– Там, на столе. И больше меня не перебивай. И ничего не передвигай! А то ничего не найти потом!
Она отступила и взглянула на себя в зеркало. Пригладила непослушные волосы, посмотрела себе в глаза.
Джонатан перестал говорить по телефону. Но все еще что-то бормотал себе под нос.
– Мистер Джонатан?
– Что?
– Я знаю, что вы слепой, но вы имеете представление, как я выгляжу?
На мгновение он повернулся к ней:
– А почему ты спрашиваешь?
Она покраснела.
– Мне просто было любопытно. Бабушка говорит, что я привлекательная. Но только она. А девочки в школе не слишком хорошо ко мне относятся. Вот я и подумала, может, все потому, что я безобразная?
– Ничего не безобразная, можешь мне поверить!
– А вы откуда знаете?
– Аура? Кажется, бабушка упоминала как-то это слово.
– Ага, разумеется. Поди сюда. Дай ощупать твое лицо.
Лупе подошла прямо к нему и позволила ему провести длинными пальцами вдоль контуров лица.
– Я когда-то был художником, так что в лицах разбираюсь.
Он продолжал ощупывать ее лицо, поглаживая пальцами, пока не дошел до лба.
Лупе взглянула на него так, словно вот-вот расплачется.
– Спасибо. Пойду, пожалуй.
Она вышла из комнаты. А когда закрыла дверь, то Джонатан услышал как она воскликнула: – Классические!
На той же неделе Лупе стояла в школьной аудитории на занятиях хора среди популярных девочек.
Это вызывало ухмылки у всех девочек, которых в школе любили, особенно у Бри, которая даже глаза закатывала от смеха. Лупе стояла в одиночестве в отдельном ряду, там, где на концерт обычно покупают дешевые билеты, а другие девочки сгрудились в стайку вокруг Бри, которая, судя по всему, была среди них заводилой и подстрекательницей в насмешках над Лупе.
После первого псалма монашка постучала дирижерской палочкой.
– Девочки, встаньте рядом! Почему все разбрелись? Пожалуйста, все сопрано, встаньте вместе! Начнем!
Популярные школьницы посмотрели на Бри, которая опустила глаза, пока они неохотно занимали певческий ряд.
Лупе сделала вид, что ничего не замечает. Она вежливо улыбалась одними губами и бормотала, чтобы никто не слышал:
– Я люблю себя и поэтому думаю обо всех с любовью, ибо знаю, что отдаю, то возвращается ко мне сторицей.

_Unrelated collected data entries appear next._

# Yuki-11/CSBSR

Hardware: AMD Instinct MI355X
Metric: training imgs/s (448->1792 x4, PSPNet) (higher is better)
Workload: dtype fp16 storage / fp32 accumulate (detector forward: split fp16 hi+lo); 1 GPU; CSBSR KBPN x4 + PSPNet, beta=0.3, joint phase (iter 40000), per-GPU batch 8, LR 448x448 -> HR 1792x1792, fwd+loss+bwd+Adam; batch resident in HBM (H2D outside `value`, timed beside it as with_h2d_inside_step); full-size synthetic crack images degraded on the device; global_batch=8, micro_batch=8, parallelism=dp1

## Files before the change

csbsr_amd/csrc/conv_common.h:

```cpp
#pragma once
#include "common.h"

struct ConvK {
  csbsr_seg_t in[2];
  int N, H, W, OH, OW;
  int transposed, KHt, KWt;
  int stride, pad, dil;
  int ctot, c0;
  int Kp;
  int rows_p;
  const half_t* wt;
  int cout, coutp;
  half_t* out16; long o_sn, o_sy, o_sx;
  float* out32; long o32_sn, o32_sy, o32_sx, o32_sc;
  const float* bias;
  const float* cbias;
  int cb_mode;
  int act; float act_slope; const float* prelu;
  int res_mode; const half_t* res; long r_sn, r_sy, r_sx;
  const half_t* res2; long r2_sn, r2_sy, r2_sx;
  int accumulate;
  int stat_mode; float* stat;
  float out_scale;
  unsigned tiles_m, tiles_n;
// ... 284 lines not shown
      }
    }
    return;
  }
  if constexpr (BNSTAT) return;
  constexpr int NBATCH = 4 * (4 / NB);
  h8 rr[2][NB], oo[2][NB], mm[2][NB];
  auto load_batch = [&](int b, int st) __attribute__((always_inline)) {
    const int mp = b / (4 / NB), nb = (b % (4 / NB)) * NB;
    const int co = co0 + 16 * mp;
    const int coc = co < p.coutp ? co : p.coutp - 8;
#pragma unroll
    for (int r = 0; r < NB; ++r) {
      const int oyr = oyc[nb + r];
      rr[st][r] = h8{0, 0, 0, 0, 0, 0, 0, 0}; oo[st][r] = h8{0, 0, 0, 0, 0, 0, 0, 0}; mm[st][r] = h8{1, 1, 1, 1, 1, 1, 1, 1};
      if (fe.has_res) rr[st][r] = *reinterpret_cast<const h8*>(p.res + n * p.r_sn + oyr * p.r_sy + oxc * p.r_sx + coc);
      if (fe.has_old) oo[st][r] = *reinterpret_cast<const h8*>(p.out16 + n * p.o_sn + oyr * p.o_sy + oxc * p.o_sx + coc);
      if (fe.has_mask) mm[st][r] = *reinterpret_cast<const h8*>(p.mask + n * p.m_sn + oyr * p.m_sy + oxc * p.m_sx + coc);
    }
  };
  load_batch(0, 0);
#pragma unroll
  for (int b = 0; b < NBATCH; ++b) {
    if (b + 1 < NBATCH) load_batch(b + 1, (b + 1) & 1);
    const int mp = b / (4 / NB), nb = (b % (4 / NB)) * NB;
    const int co = co0 + 16 * mp;
    const int coc = co < p.coutp ? co : p.coutp - 8;
#pragma unroll
    for (int r = 0; r < NB; ++r) {
      float v[8], t[8];
#pragma unroll
      for (int e = 0; e < 8; ++e) v[e] = acc[mp >> 1][nb + r][8 * (mp & 1) + e];
      conv_epilogue_fast_values<true, BNSTAT>(fe, v, bias[mp], co, rr[b & 1][r], oo[b & 1][r], bsum[mp], bsq[mp], mm[b & 1][r], t, valid[nb + r] && co < p.coutp);
      split_store_rs(rs, (rowoff[nb + r] + pixoff + 2 * coc) | (co >= p.coutp ? (int)0x80000000 : 0), fe.o_lo, t);
        __builtin_amdgcn_sched_barrier(0);
    }
  }
}
#endif

template <int CPR, int NW>
__device__ __forceinline__ void conv_epilogue_flush_stats(const ConvK& p, float* sStat, int BN, int local_col, int co, float (&ssum)[8], float (&ssq)[8]) {
  if (p.stat_mode == CSBSR_STAT_NONE) return;
  const bool sq = p.stat_mode == CSBSR_STAT_BN;
#pragma unroll
  for (int e = 0; e < 8; ++e) {
    float a = co < p.coutp ? ssum[e] : 0.f, b = (sq && co < p.coutp) ? ssq[e] : 0.f;
#pragma unroll
    for (int o = CPR; o < 64; o <<= 1) { a += __shfl_xor(a, o, 64); if (sq) b += __shfl_xor(b, o, 64); }
    ssum[e] = a; ssq[e] = b;
  }
  const int wid = threadIdx.x >> 6;
  const bool mine = (threadIdx.x & 63) < CPR && co < p.coutp;
#pragma unroll 1
  for (int w = 0; w < NW; ++w) {
    if (wid == w && mine) {
#pragma unroll
      for (int e = 0; e < 8; ++e) {
        sStat[local_col + e] += ssum[e];
        if (sq) sStat[BN + local_col + e] += ssq[e];
      }
    }
    lds_barrier();
  }
}
__device__ __forceinline__ void conv_epilogue_store_stats(const ConvK& p, const float* sStat, int BN, int cout0, size_t row) {
  const int tid = threadIdx.x;
  if (p.stat_mode == CSBSR_STAT_NONE || tid >= BN || cout0 + tid >= p.coutp) return;
  float* r = p.stat_part + row * p.stat_ld + cout0 + tid;
  r[0] = sStat[tid];
  if (p.stat_mode == CSBSR_STAT_BN) r[p.coutp] = sStat[BN + tid];
}
struct ConvStatPlan { long rows; int tps; };
static inline int conv_stat_prepare(ConvK& p, int BM, int nphase, ConvStatPlan& pl, hipStream_t st) {
  pl.rows = 0; pl.tps = 0;
  p.stat_part = nullptr; p.stat_ld = 0; p.hw_pad = 0;
  if (p.stat_mode == CSBSR_STAT_NONE) return 0;
  if (p.stat_mode == CSBSR_STAT_SAMPLE_SUM) {
    CSBSR_CHECK(!p.transposed, "conv: per-sample sums of a transposed convolution are not built");
    if (p.tile2d) pl.tps = (p.OW / 16) * (p.OH / (BM / 16));
    else {
      p.hw_pad = round_up(p.OH * p.OW, BM);
      pl.tps = p.hw_pad / BM;
      p.tiles_m = (unsigned)(p.N * pl.tps);
    }
  }
  pl.rows = (long)p.tiles_m * nphase;
  p.stat_ld = (p.stat_mode == CSBSR_STAT_BN ? 2 : 1) * (long)p.coutp;
  p.stat_part = csbsr_red_scratch(pl.rows * p.stat_ld);
  CSBSR_NEED_SCRATCH(p.stat_part, "conv (fused statistics)");
  if (p.transposed && hipMemsetAsync(p.stat_part, 0, (size_t)pl.rows * p.stat_ld * 4, st) != hipSuccess) {
    csbsr_set_error("conv: memset of the statistics rows failed");
    return 2;
  }
  return 0;
}
static inline int conv_stat_finish(const ConvK& p, const ConvStatPlan& pl, hipStream_t st) {
  if (p.stat_mode == CSBSR_STAT_BN) return csbsr_sum_partials(p.stat_part, (int)pl.rows, p.stat_ld, 2 * p.coutp, p.stat, st);
  if (p.stat_mode == CSBSR_STAT_SAMPLE_SUM) return csbsr_sum_partials_batched(p.stat_part, pl.tps, p.stat_ld, p.coutp, p.stat, p.N, p.coutp, st);
  return 0;
}

__device__ __forceinline__ void conv_epilogue_direct_tile(const ConvK& p, const f16v& acc, int cbase ,
                                                          float slope, int n, int oy, int ox, const float* bias_tab = nullptr,
                                                          const EpiFast* fe = nullptr) {
  if (n < 0) return;
  const int hi = (threadIdx.x & 63) >> 5;
#pragma unroll
  for (int pair = 0; pair < 2; ++pair) {
    float v[8];
#pragma unroll
    for (int j = 0; j < 4; ++j) {
      const unsigned a = __float_as_uint(acc[8 * pair + j]), b = __float_as_uint(acc[8 * pair + 4 + j]);
      auto r = __builtin_amdgcn_permlane32_swap(a, b, false, false);
      v[j] = __uint_as_float(r[0]);
      v[4 + j] = __uint_as_float(r[1]);
    }
    const int co = cbase + 16 * pair + 8 * hi;
    if (co >= p.coutp) continue;
    float bias[8];
#pragma unroll
    for (int e = 0; e < 8; ++e) bias[e] = bias_tab ? bias_tab[co + e] : ((p.bias && co + e < p.cout) ? p.bias[co + e] : 0.f);
    float s0[8], s1[8];
    if (fe && fe->ok && !fe->bn) {
      half_t* o = p.out16 + n * p.o_sn + oy * p.o_sy + ox * p.o_sx + co;
      h8 rr = {0, 0, 0, 0, 0, 0, 0, 0}, oo = {0, 0, 0, 0, 0, 0, 0, 0};
      if (fe->has_res) rr = *reinterpret_cast<const h8*>(p.res + n * p.r_sn + oy * p.r_sy + ox * p.r_sx + co);
      if (fe->has_old) oo = *reinterpret_cast<const h8*>(o);
      float brow[8];
      if (fe->has_cb) conv_class_bias_row(p, bias, co, n, oy, ox, brow);
      else {
#pragma unroll
        for (int e = 0; e < 8; ++e) brow[e] = bias[e];
      }
      if (fe->has_res || fe->has_old) conv_epilogue_fast_row<true, false>(*fe, v, brow, co, o, rr, oo, s0, s1);
      else conv_epilogue_fast_row<false, false>(*fe, v, brow, co, o, rr, oo, s0, s1);
      continue;
    }
    conv_epilogue_row(p, v, bias, slope, co, n, oy, ox, s0, s1);
  }
}

enum { CONVK_IGEMM32 = 0, CONVK_IGEMM64, CONVK_IGEMM128, CONVK_GLDS128, CONVK_GLDS256, CONVK_THIN_COUT, CONVK_THIN_CIN, CONVK_GLDS256W, CONVK_HR, CONVK_TP, CONVK_X3, CONVK_THIN_TP, CONVK_X3S, CONVK_THIN_CIN2, CONVK_GLDS64, CONVK_THIN_SC, CONVK_THIN_TPD, CONVK_X3F, CONVK_X3SF, CONVK_X3W, CONVK_X3N };
extern thread_local int g_last_conv_kernel;
int conv_desc_to_k(const csbsr_conv_desc_t* d, ConvK& k);
bool conv_thin_eligible(const ConvK& k);
int conv_thin_launch(const ConvK& k, hipStream_t st);
void conv_thin_enable(int on);
bool conv_thin_cin_eligible(const ConvK& k, int creal);
int conv_thin_cin_launch(const ConvK& k, int creal, hipStream_t st);
bool conv_thin_cin2_eligible(const ConvK& k, int creal);
int conv_thin_cin2_launch(const ConvK& k, int creal, hipStream_t st);
void conv_thin_cin2_enable(int on);
int conv_thin_cin2_dact_launch(const ConvK& k, const csbsr_conv_desc_t* d, hipStream_t st);
extern "C" int32_t csbsr_conv_thin_dact_eligible(const csbsr_conv_desc_t* d);
bool conv_thin_tp_eligible(const ConvK& k, int creal, bool second_seg);
int conv_thin_tp_launch(const ConvK& k, hipStream_t st);
bool conv_thin_sc_eligible(const ConvK& k);
int conv_thin_sc_launch(const ConvK& k, hipStream_t st);
void conv_thin_sc_enable(int on);
bool conv_thin_tpd_eligible(const ConvK& k, int KH);
int conv_thin_tpd_launch(const ConvK& k, int KH, hipStream_t st);
void conv_thin_tpd_enable(int on);
bool conv_glds_eligible(const ConvK& k);
int conv_glds_launch(const ConvK& k, int nphase, long maxM, hipStream_t st);
```

csbsr_amd/csrc/conv_igemm_glds.hip:

```cpp
#include "common.h"
#include "csbsr_debug.h"
#include "conv_common.h"
#include <type_traits>

#ifdef CSBSR_TS
__device__ unsigned long long g_ts[8 * 262144];
#define TS(i) do { if (threadIdx.x == 0 && blockIdx.x < 262144) g_ts[(size_t)blockIdx.x * 8 + (i)] = wall_clock64(); } while (0)
extern "C" int csbsr_debug_read_ts(void* dst, long n) { return (int)hipMemcpyFromSymbol(dst, HIP_SYMBOL(g_ts), n * 8); }
#else
#define TS(i)
#endif
template <int BM, int NWM, int NSTAGE, int CT = 1, bool FS = false, bool GK = false>
__global__ __launch_bounds__(NWM * 128) void conv_igemm_glds_kernel(const ConvK p, const half_t* __restrict__ zero_page) {
  constexpr int BN = CT ? 128 * CT : 64, BKG = 64;
  constexpr int TA = CT ? 2 * CT : 1;
  constexpr int SOW = BN > 128 ? 128 : BN;
  constexpr int NW = NWM * 2, NT = NW * 64;
  constexpr int XI = BM / 8, WI = BN / 8;
  constexpr int NI = (XI + WI) / NW;
  constexpr int NXI = XI / NW;
  constexpr int STAGE_BYTES = (BM + BN) * 128;
  constexpr int RING_BYTES = NSTAGE * STAGE_BYTES;
  constexpr int OUT_LD = 64 + 4;
  constexpr int EPI_BYTES = BM * SOW * 4;
// ... 330 lines not shown
#pragma unroll
  for (int a = 0; a < (TA < 2 ? TA : 2); ++a)
#pragma unroll
    for (int b = 0; b < 2; ++b) {
      const int pix = wm * 64 + b * 32 + (lane & 31);
#pragma unroll
      for (int q = 0; q < 4; ++q) {
        const int slot = (wn * (SOW / 2) + a * 32 + 8 * q + 4 * (lane >> 5)) >> 2;
        const f16v& t = acc[2 * hh + a][b];
        f4 v = {t[4 * q + 0], t[4 * q + 1], t[4 * q + 2], t[4 * q + 3]};
        *reinterpret_cast<f4*>(sO + pix * SOW + ((slot ^ (pix & 15)) << 2)) = v;
      }
    }
  lds_barrier();
  if (hh == 0) TS(5);
  const int lcol = CT != 2 ? cc8 * 8 : (cc8 >> 3) * 128 + hh * 64 + (cc8 & 7) * 8;
  const int co = cout0 + lcol;
  float bias[8], ssum[8], ssq[8];
#pragma unroll
  for (int e = 0; e < 8; ++e) { bias[e] = sBias[lcol + e]; ssum[e] = ssq[e] = 0.f; }
  if (fe.ok) {
    constexpr int RPT = BM / RSTEP, EG = CT == 2 ? 2 : (RPT < 8 ? RPT : 8);
    static_assert(RPT % EG == 0, "rows per thread must split into groups");
    auto rows = [&](auto EXTRA, auto BNSTAT) {
#pragma unroll 1
      for (int g = 0; g < RPT / EG; ++g) {
        h8 rr[EG], oo[EG], mm[EG];
        long ooff[EG];
        bool live[EG];
#pragma unroll
        for (int i = 0; i < EG; ++i) {
          const int grow = tid / CPR + (g * EG + i) * RSTEP;
          const int n = sRow[grow * 3];
          live[i] = n >= 0 && co < p.coutp;
          ooff[i] = sOOff[grow] + co;
          rr[i] = h8{0, 0, 0, 0, 0, 0, 0, 0}; oo[i] = h8{0, 0, 0, 0, 0, 0, 0, 0}; mm[i] = h8{1, 1, 1, 1, 1, 1, 1, 1};
          if constexpr (decltype(EXTRA)::value) {
            if (live[i]) {
              if (fe.has_res || fe.has_mask) {
                const int oyo = py + sRow[grow * 3 + 1] * o_step, oxo = px + sRow[grow * 3 + 2] * o_step;
                if (fe.has_res) rr[i] = *reinterpret_cast<const h8*>(p.res + n * p.r_sn + oyo * p.r_sy + oxo * p.r_sx + co);
                if (fe.has_mask) mm[i] = *reinterpret_cast<const h8*>(p.mask + n * p.m_sn + oyo * p.m_sy + oxo * p.m_sx + co);
              }
              if (fe.has_old) oo[i] = *reinterpret_cast<const h8*>(p.out16 + ooff[i]);
            }
          }
        }
#pragma unroll
        for (int i = 0; i < EG; ++i) {
          if (!live[i]) continue;
          const int row = tid / CPR + (g * EG + i) * RSTEP;
          const f4 v0 = *reinterpret_cast<const f4*>(sO + row * SOW + (((2 * cc8) ^ (row & 15)) << 2));
          const f4 v1 = *reinterpret_cast<const f4*>(sO + row * SOW + (((2 * cc8 + 1) ^ (row & 15)) << 2));
          const float v[8] = {v0[0], v0[1], v0[2], v0[3], v1[0], v1[1], v1[2], v1[3]};
          if (fe.has_cb) {
            float brow[8];
            conv_class_bias_row(p, bias, co, sRow[row * 3], py + sRow[row * 3 + 1] * o_step, px + sRow[row * 3 + 2] * o_step, brow);
            conv_epilogue_fast_row<decltype(EXTRA)::value, decltype(BNSTAT)::value>(fe, v, brow, co, p.out16 + ooff[i], rr[i], oo[i], ssum, ssq, mm[i]);
            continue;
          }
          conv_epilogue_fast_row<decltype(EXTRA)::value, decltype(BNSTAT)::value>(fe, v, bias, co, p.out16 + ooff[i], rr[i], oo[i], ssum, ssq, mm[i]);
        }
      }
    };
    const bool extra = fe.has_res || fe.has_old || fe.has_mask;
    if (fe.bn) { if (extra) rows(std::true_type{}, std::true_type{}); else rows(std::false_type{}, std::true_type{}); }
    else { if (extra) rows(std::true_type{}, std::false_type{}); else rows(std::false_type{}, std::false_type{}); }
    if (fe.bn) conv_epilogue_flush_stats<CPR, NW>(p, sStat, BN, lcol, co, ssum, ssq);
  } else {
    constexpr int RPT = BM / RSTEP, EG = 2;
#pragma unroll 1
    for (int g = 0; g < RPT / EG; ++g) {
      EpiPre pre[EG];
      int rn[EG], roy[EG], rox[EG];
#pragma unroll
      for (int i = 0; i < EG; ++i) {
        const int grow = tid / CPR + (g * EG + i) * RSTEP;
        const int n = sRow[grow * 3];
        rn[i] = (n < 0 || co >= p.coutp) ? -1 : n;
        roy[i] = py + sRow[grow * 3 + 1] * o_step;
        rox[i] = px + sRow[grow * 3 + 2] * o_step;
        if (rn[i] >= 0) conv_epilogue_prefetch(p, co, rn[i], roy[i], rox[i], pre[i]);
      }
#pragma unroll
      for (int i = 0; i < EG; ++i) {
        if (rn[i] < 0) continue;
        const int row = tid / CPR + (g * EG + i) * RSTEP;
        float v[8];
        const f4 v0 = *reinterpret_cast<const f4*>(sO + row * SOW + (((2 * cc8) ^ (row & 15)) << 2));
        const f4 v1 = *reinterpret_cast<const f4*>(sO + row * SOW + (((2 * cc8 + 1) ^ (row & 15)) << 2));
        v[0] = v0[0]; v[1] = v0[1]; v[2] = v0[2]; v[3] = v0[3]; v[4] = v1[0]; v[5] = v1[1]; v[6] = v1[2]; v[7] = v1[3];
        conv_epilogue_row(p, v, bias, slope, co, rn[i], roy[i], rox[i], ssum, ssq, &pre[i]);
      }
    }
    conv_epilogue_flush_stats<CPR, NW>(p, sStat, BN, lcol, co, ssum, ssq);
  }
  };
  epi_pass(std::integral_constant<int, 0>{});
  if constexpr (CT == 2) epi_pass(std::integral_constant<int, 1>{});
  TS(6);
  conv_epilogue_store_stats(p, sStat, BN, cout0, (size_t)zph * p.tiles_m + tile_m);
}
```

Тем вечером в квартире у Джонатана, пока тот стоял у окна, Лупе убирала в шкафчик разную бакалею, что купила ему.
– Мистер Джонатан?
– Да?
– Мне вот всегда было любопытно…
– Что?
– Почему так много ваших картин закрыты листами бумаги, чтобы их не было видно?
Услышав вопрос, Джонатан нахмурился.
– Когда в следующий раз пойдешь в магазин, купи немного клейкой ленты, чтобы залепить тебе рот, если тебе вдруг вздумается задавать подобные нелепые вопросы.
– О’кей.
Джонатан вздохнул.
– Во‑первых, я их все равно не вижу. Во‑вторых, не хочу, чтобы они испортились от сигарного дыма или солнечного света.
– Не слишком убедительные причины, – сказала Лупе. Она придвинулась к столу Джонатана, где находилось особенно большое занавешенное тканью полотно. – И, кроме того, вы же здесь даже не курите.
– А зачем ты суешь свой нос в чужие дела? – произнес Джонатан, двигаясь в ее сторону. Когда он понял, где она стоит, то остановился и какое-то время стоял молча.
– Эта, что у меня над столом, – это Бо, моя собака. Он был самым умным и верным…
– Был? Его больше нет?
– Нет.
– А что на той картине рядом?
– Мои родители.
– Их тоже больше нет?
– Их нет, но они живы. Живут во Флориде. В Бока-Ратон, но это практически одно и то же.
– Вы их разве не навещаете? – спросила Лупе.
– Нет. Много лет назад я поссорился с матерью. Я никогда ее особенно не любил, да и она меня тоже. Мы все эти годы совсем не общались.